Libertarians Crazy in Judiciary Too

Michael O'DonnellRoot traces the battle over judicial restraint to a notorious 1873 Supreme Court decision known as the Slaughterhouse Cases. The decision concerned a group of butchers who challenged a Louisiana law that, ostensibly for health reasons, relocated and consolidated the New Orleans slaughterhouse industry into a state-controlled monopoly. The butchers sued, claiming that the law violated their rights as small-business owners. It was the Supreme Court’s first chance to interpret the new Fourteenth Amendment, passed in the wake of the Civil War and guaranteeing citizenship, due process, and equal protection to all people born or naturalized in the United States. But the Court read the great amendment narrowly and rejected the butchers’ claims. Justice Stephen Field dissented and unwittingly became the patron saint of the libertarian legal movement.

Note what has happened here: libertarians claim as their hero a judge who from the outset saw the Civil War amendments as a shield with which white people could protect their property. Of course, the amendment is broadly and grandly worded, and encompasses far more than the antislavery intentions that propelled it into existence. And most observers today agree that Slaughterhouse was wrongly decided. But it is distasteful to raise up Justice Field as the Fourteenth Amendment’s champion: Field, who voted with the majority in Plessy v Ferguson that separate is equal; Field, whose majority vote in the Civil Rights Cases restricted the Fourteenth Amendment’s ability to target the Ku Klux Klan; Field, who outrageously suggested in Slaughterhouse that Louisiana had treated the white butchers as “slaves” under the Thirteenth Amendment. Had Field gotten his way in both Plessy and Slaughterhouse, the Fourteenth Amendment would perversely stand for property rights but not freedom from racial discrimination.

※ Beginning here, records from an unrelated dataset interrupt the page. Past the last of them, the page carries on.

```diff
-    if (epi_tid == 0) QS_PROF(8);
-    const int r0 = lane >> 2, c0 = (lane & 3) * 2;
-    if (S == 1) {
-#pragma unroll
-      for (int h = 0; h < 2; ++h)
-#pragma unroll
-        for (int i = 0; i < NT / 2; ++i) {
-          const int ch = acc_channel<MODE>(h, warp, r0 + 8 * ((i >> 1) & 1));
-          const int tok = (i >> 2) * 8 + c0 + (i & 1);
-          s_red[tok * kBM + ch] = acc[h][i];
-        }
-    } else {
-      const int cps = kBM / S;
-      const uint32_t rx_base = smem_u32(s_red);
-#pragma unroll
-      for (int h = 0; h < 2; ++h)
-#pragma unroll
-        for (int i = 0; i < NT / 2; ++i) {
-          const int ch = acc_channel<MODE>(h, warp, r0 + 8 * ((i >> 1) & 1));
-          const int tok = (i >> 2) * 8 + c0 + (i & 1);
-          const uint32_t owner = static_cast<uint32_t>(ch / cps);
-          st_dsmem_u32(map_to_cta(rx_base, owner) + static_cast<uint32_t>(((rank * NT + tok) * cps + ch % cps) * 4), static_cast<uint32_t>(acc[h][i]));
-        }
-    }
-    if (epi_tid == 0) QS_PROF(9);
-  }
-  if (S > 1 && threadIdx.x >= kConsumers) { cluster_arrive(); cluster_wait(); }
-
-  if (S > 1) cluster_sync_all(); else __syncthreads();
-  if (threadIdx.x < kConsumers) {
-    pdl_wait();
-    const int tid = threadIdx.x;
+    if (S > 1) {
+      fence_proxy_async();
+      cluster_wait();
+    }
+    if (tid == 0) QS_PROF(8);
+    named_bar_sync(1, kConsumers);
+    if (S > 1) {
+      if (tid < S && tid != rank) {
+        const uint32_t slice = static_cast<uint32_t>(NT * cps * 4);
+        bulk_copy_s2peer(map_to_cta(smem_u32(s_red) + rank * slice, tid), smem_u32(s_tx) + tid * slice, slice, map_to_cta(smem_u32(bar_red), tid));
+      }
+      if (tid == 0) QS_PROF(9);
+      mbar_wait_nocall(bar_red, 0);
+      cluster_arrive();
+    } else if (tid == 0) {
+      QS_PROF(9);
+    }
     if (tid == 0) QS_PROF(10);
-    const int npairs = 64 / S;
-    const int pr = (64 * rank) / S + tid % npairs;
-    const float ws0 = __half2float(__ldg(p.wscales + n_tile * kBM + 2 * pr)), ws1 = __half2float(__ldg(p.wscales + n_tile * kBM + 2 * pr + 1));
-    float wz0 = 0.f, wz1 = 0.f;
-    if constexpr (MODE == kModeW4Chn) {
-      wz0 = __half2float(__ldg(p.w_szs + n_tile * kBM + 2 * pr));
-      wz1 = __half2float(__ldg(p.w_szs + n_tile * kBM + 2 * pr + 1));
-    }
-    const int m0 = m_tile * NT;
+
     const int tstep = kConsumers / npairs;
-    const int n = n_tile * kBM + 2 * pr;
     const int tok_end = min(NT, p.M - m0);
     const int tok0 = tid / npairs;
-    const uint32_t off0 = static_cast<uint32_t>((tok0 * kBM + 2 * pr) * 4), off_step = static_cast<uint32_t>(tstep * kBM * 4);
     __half* optr = p.out + static_cast<size_t>(m0 + tok0) * p.N + n;
     const size_t ostep = static_cast<size_t>(tstep) * p.N;
     auto finish = [&](int tok, int2 acc, __half* dst) {
@@ -344,54 +349,51 @@
       *reinterpret_cast<__half2*>(dst) = __floats2half2_rn(o0, o1);
       if constexpr (ACC) *reinterpret_cast<int2*>(p.acc_out + (dst - p.out)) = acc;
     };
-    if (S == 1) {
-      constexpr int kPerThread = NT / 2;
+    auto reduce_rows = [&](auto s_tag) {
+      constexpr int SS = decltype(s_tag)::value;
+      constexpr int CPS = kBM / SS;
+      constexpr int TPT = NT / (2 * SS) > 0 ? NT / (2 * SS) : 1;
+      constexpr int kChunk = TPT * SS > 16 ? 16 / SS : TPT;
 #pragma unroll 1
-      for (int i0 = 0; i0 < kPerThread; i0 += 16) {
-        int2 v[16];
-#pragma unroll
-        for (int e = 0; e < 16; ++e)
-          if (kPerThread > e) v[e] = *reinterpret_cast<const int2*>(reinterpret_cast<const uint8_t*>(s_red) + off0 + (i0 + e) * off_step);
-#pragma unroll
-        for (int e = 0; e < 16; ++e) {
-          const int tok = tok0 + (i0 + e) * tstep;
-          if (kPerThread > e && tok < tok_end) finish(tok, v[e], optr + (i0 + e) * ostep);
+      for (int i0 = 0; i0 < TPT; i0 += kChunk) {
+        int2 v[kChunk][SS];
+#pragma unroll
+        for (int i = 0; i < kChunk; ++i) {
+          const int tok = tok0 + (i0 + i) * tstep;
+#pragma unroll
+          for (int r = 0; r < SS; ++r) {
+            const int32_t* src = (SS > 1 && r != rank) ? s_red + r * NT * CPS : s_tx + rank * NT * CPS;
+            v[i][r] = (tok < NT) ? *reinterpret_cast<const int2*>(src + tok * CPS + ((2 * prl) ^ red_swizzle(tok, CPS))) : make_int2(0, 0);
+          }
+        }
+#pragma unroll
+        for (int i = 0; i < kChunk; ++i) {
+          const int tok = tok0 + (i0 + i) * tstep;
+          int2 acc = v[i][0];
+#pragma unroll
+          for (int r = 1; r < SS; ++r) { acc.x += v[i][r].x; acc.y += v[i][r].y; }
+          if (tok < tok_end) finish(tok, acc, optr + (i0 + i) * ostep);
         }
       }
-    } else {
-      const int cps = kBM / S;
-      const int32_t* rx = s_red;
-      const int prl = tid % npairs;
-      auto reduce_rows = [&](auto s_tag) {
-        constexpr int SS = decltype(s_tag)::value;
-        constexpr int TPT = NT / (2 * SS) > 0 ? NT / (2 * SS) : 1;
-        int2 v[TPT][SS];
-#pragma unroll
-        for (int i = 0; i < TPT; ++i) {
-          const int tok = tok0 + i * tstep;
-#pragma unroll
-          for (int r = 0; r < SS; ++r)
-            v[i][r] = (tok < NT) ? *reinterpret_cast<const int2*>(rx + (r * NT + tok) * cps + 2 * prl) : make_int2(0, 0);
-        }
-#pragma unroll
-        for (int i = 0; i < TPT; ++i) {
-          const int tok = tok0 + i * tstep;
-          int2 acc = v[i][0];
-#pragma unroll
-          for (int r = 1; r < SS; ++r) { acc.x += v[i][r].x; acc.y += v[i][r].y; }
-          if (tok < tok_end) finish(tok, acc, optr + i * ostep);
-        }
-      };
-      if (S == 2) reduce_rows(IntTag<2>{});
-      else if (S == 4) reduce_rows(IntTag<4>{});
-      else reduce_rows(IntTag<8>{});
-    }
+    };
+    if (S == 1) reduce_rows(IntTag<1>{});
+    else if (S == 2) reduce_rows(IntTag<2>{});
+    else if (S == 4) reduce_rows(IntTag<4>{});
+    else reduce_rows(IntTag<8>{});
     if (tid == 0) QS_PROF(11);
-  } else {
-    pdl_wait();
-  }
-  if (threadIdx.x == 0) QS_PROF(12);
-  qs_trace(QS_K_GEMM, 2);
+    if (S > 1) cluster_wait();
+    if (tid == 0) QS_PROF(12);
+    qs_trace(QS_K_GEMM, 2);
+    return;
+  }
+  if (S > 1) {
+    cluster_arrive();
+    cluster_wait();
+    cluster_arrive();
+    cluster_wait();
+  }
+  __syncwarp();
+  pdl_wait();
 }
 
 
@@ -480,20 +482,19 @@
   return n;
 }
 
-template <typename Resident>
-int choose_split(int tiles, int kb_per_tile, int forced, Resident resident) {
-  int s = 1;
-  if (forced > 0) {
-    s = forced;
-  } else {
-    while (s < 8 && kb_per_tile >= 4 * s && tiles <= resident(2 * s)) s *= 2;
-  }
-  while (s > 1 && kb_per_tile < s) s /= 2;
-  return s;
-}
-
 template <int MODE, int NT, int WS, int AS>
-int launch_gemm(const GemmArgs& a) {
+int resident_gemm(const GemmArgs& a, int s) {
+  using C = Cfg<MODE, NT, WS, AS>;
+  auto kern = a.acc_out ? gemm_kernel<MODE, NT, WS, AS, true> : gemm_kernel<MODE, NT, WS, AS, false>;
+  static int cache[2][kMaxDevices][4] = {};
+  int& r = cache[a.acc_out ? 1 : 0][device_ordinal()][s == 1 ? 0 : s == 2 ? 1 : s == 4 ? 2 : 3];
+  if (r == 0 && raise_smem_limit(kern, C::kSmemBytes, "cudaFuncSetAttribute(gemm smem)") == QS_OK)
+    r = resident_clusters(reinterpret_cast<const void*>(kern), C::kSmemBytes, s);
+  return r;
+}
+
+template <int MODE, int NT, int WS, int AS>
+int launch_gemm(const GemmArgs& a, int split) {
   using C = Cfg<MODE, NT, WS, AS>;
   GemmParams p{};
   p.s2_scales = static_cast<const uint8_t*>(a.s2_scales);
@@ -520,19 +521,20 @@
   auto kern = a.acc_out ? gemm_kernel<MODE, NT, WS, AS, true> : gemm_kernel<MODE, NT, WS, AS, false>;
   rc = raise_smem_limit(kern, C::kSmemBytes, "cudaFuncSetAttribute(gemm smem)");
   if (rc) return rc;
-  const int dev = device_ordinal();
-  static int resident_cache[2][kMaxDevices][4] = {};
-  auto resident = [&](int s) {
-    int& r = resident_cache[a.acc_out ? 1 : 0][dev][s == 1 ? 0 : s == 2 ? 1 : s == 4 ? 2 : 3];
-    if (r == 0) r = resident_clusters(reinterpret_cast<const void*>(kern), C::kSmemBytes, s);
-    return r;
-  };
-  p.split = choose_split(tiles, p.kb_per_tile, a.force_split, resident);
+  p.split = split;
   if (p.prof)
     fprintf(stderr, "qs_gemm_plan mode=%d nt=%d ws=%d as=%d M=%d N=%d K=%d tiles=%d split=%d ctas=%d smem=%d resident_clusters=%d\n", MODE, NT, WS,
-            AS, a.M, a.N, a.K, tiles, p.split, tiles * p.split, C::kSmemBytes, resident(p.split));
+            AS, a.M, a.N, a.K, tiles, p.split, tiles * p.split, C::kSmemBytes, resident_gemm<MODE, NT, WS, AS>(a, p.split));
   return launch(kern, dim3(tiles * p.split), dim3(kNumThreads), C::kSmemBytes, p.split, a.stream, "gemm launch", tm_act, tm_w, p);
 }
+
+struct TileImpl {
+  int nt;
+  int (*resident)(const GemmArgs&, int);
+  int (*launch)(const GemmArgs&, int);
+};
+
+inline long plan_cost(int nt, int s, int stages) { return stages * 1000L + (128 - nt) + s; }
 
 template <int MODE>
 int dispatch_gemm(const GemmArgs& a) {
@@ -541,12 +543,34 @@
   QS_REQUIRE(a.K % kBK == 0, "gemm: K=%d must be a multiple of %d", a.K, kBK);
   QS_REQUIRE((reinterpret_cast<uintptr_t>(a.act) & 15) == 0 && (reinterpret_cast<uintptr_t>(a.weight) & 15) == 0, "gemm: operands must be 16-byte aligned");
   QS_REQUIRE(a.force_split == 0 || a.force_split == 1 || a.force_split == 2 || a.force_split == 4 || a.force_split == 8, "gemm: split must be 1, 2, 4 or 8");
+  QS_REQUIRE(a.force_nt == 0 || a.force_nt == 32 || a.force_nt == 64 || a.force_nt == 128, "gemm: tile tokens must be 32, 64 or 128");
   constexpr bool w8 = (MODE == kModeW8), grp = (MODE == kModeW4Grp);
-  QS_REQUIRE(a.force_nt == 0 || a.force_nt == 32 || a.force_nt == 64 || a.force_nt == 128, "gemm: tile tokens must be 32, 64 or 128");
-  const int nt = a.force_nt > 0 ? a.force_nt : a.M <= 32 ? 32 : a.M <= 64 ? 64 : 128;
-  if (nt == 32) return launch_gemm<MODE, 32, (w8 ? 2 : grp ? 4 : 5), 4>(a);
-  if (nt == 64) return launch_gemm<MODE, 64, (w8 ? 2 : grp ? 3 : 4), (w8 ? 2 : 3)>(a);
-  return launch_gemm<MODE, 128, 4, 2>(a);
+  constexpr int kWs32 = w8 ? 2 : grp ? 4 : 5, kWs64 = w8 ? 2 : grp ? 3 : 4, kAs64 = w8 ? 2 : 3;
+  static const TileImpl impls[3] = {{32, resident_gemm<MODE, 32, kWs32, 4>, launch_gemm<MODE, 32, kWs32, 4>},
+                                    {64, resident_gemm<MODE, 64, kWs64, kAs64>, launch_gemm<MODE, 64, kWs64, kAs64>},
+                                    {128, resident_gemm<MODE, 128, 4, 2>, launch_gemm<MODE, 128, 4, 2>}};
+  const int kb = (a.K + kSub * kBK - 1) / (kSub * kBK);
+  const int nt_cover = a.M <= 32 ? 32 : a.M <= 64 ? 64 : 128;
+  int forced_s = a.force_split;
+  while (forced_s > 1 && kb < forced_s) forced_s /= 2;
+  const TileImpl* best = nullptr;
+  int best_s = 0;
+  long best_cost = 0;
+  for (const TileImpl& t : impls) {
+    if (a.force_nt > 0 ? t.nt != a.force_nt : t.nt > nt_cover) continue;
+    const int tiles = (a.N / kBM) * ((a.M + t.nt - 1) / t.nt);
+    for (int s = 1; s <= 8; s *= 2) {
+      if (forced_s > 0 ? s != forced_s : (s > 1 && kb < 2 * s)) continue;
+      if (tiles > t.resident(a, s)) continue;
+      const long cost = plan_cost(t.nt, s, (kb + s - 1) / s);
+      if (best == nullptr || cost < best_cost) best = &t, best_s = s, best_cost = cost;
+    }
+  }
+  if (best == nullptr) {
+    best = &impls[(a.force_nt > 0 ? a.force_nt : nt_cover) == 32 ? 0 : (a.force_nt > 0 ? a.force_nt : nt_cover) == 64 ? 1 : 2];
+    best_s = forced_s > 0 ? forced_s : 1;
+  }
+  return best->launch(a, best_s);
 }
 
 }
```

If Field is Root’s hero, then Oliver Wendell Holmes Jr is his villain. This again is a strange choice. Holmes is regarded across the political spectrum as one of the great justices in the history of the Supreme Court. His elegant opinions on subjects from contracts to torts to habeas corpus did more for the development of American common law than those of perhaps anyone since John Marshall. And, alongside Louis Brandeis — another justice whom libertarians disdain — Holmes helped establish a strong First Amendment. Freedom of speech being the most elemental of rights, one would think that libertarians would embrace Holmes. But they dislike him because he was the Court’s leading proponent of judicial restraint; he famously dissented in Lochner. Courts should not dream up constitutional rights where none exist and interfere with legislatures, said Holmes. Yes, they should, libertarians retort.

Root completely misses the reason that Holmes is revered. Unlike most proponents of judicial restraint, Holmes did not let his politics interfere with his judging. It is well and good for a social conservative like Robert Bork to call for a restrained court when the effect of this is to uphold state laws banning abortion and contraception. Those are results that he wanted, making it impossible to tell whether his methodology was in service of his politics or vice versa. But Holmes was the closest thing to an apolitical justice that we’ve had. Root does not mention this, choosing to associate Holmes with the Progressive Movement, but the great jurist’s own economic views were distinctly libertarian. The fact that he refused to write them into constitutional law when he had a chance in Lochner reveals him to be a jurist of rare principle.

This is not the only inconsistency in judicial libertarianism. In a real sense it is a movement on a collision course with itself. Root calls for activist courts to strike down laws that hamper individuals’ freedom of contract. But states pass far more laws than Washington does. And states are supposed to be the laboratories of democracy; libertarians profess to believe in local rather than centralized government. But Root seems to think the more laws the courts invalidate, the better. Here we approach the nihilistic side of libertarianism: less government is better government, wherever the trims are made. Libertarianism, so principled, so carefully thought out, does not appear to have grappled with the conundrum of using courts to shrink local government.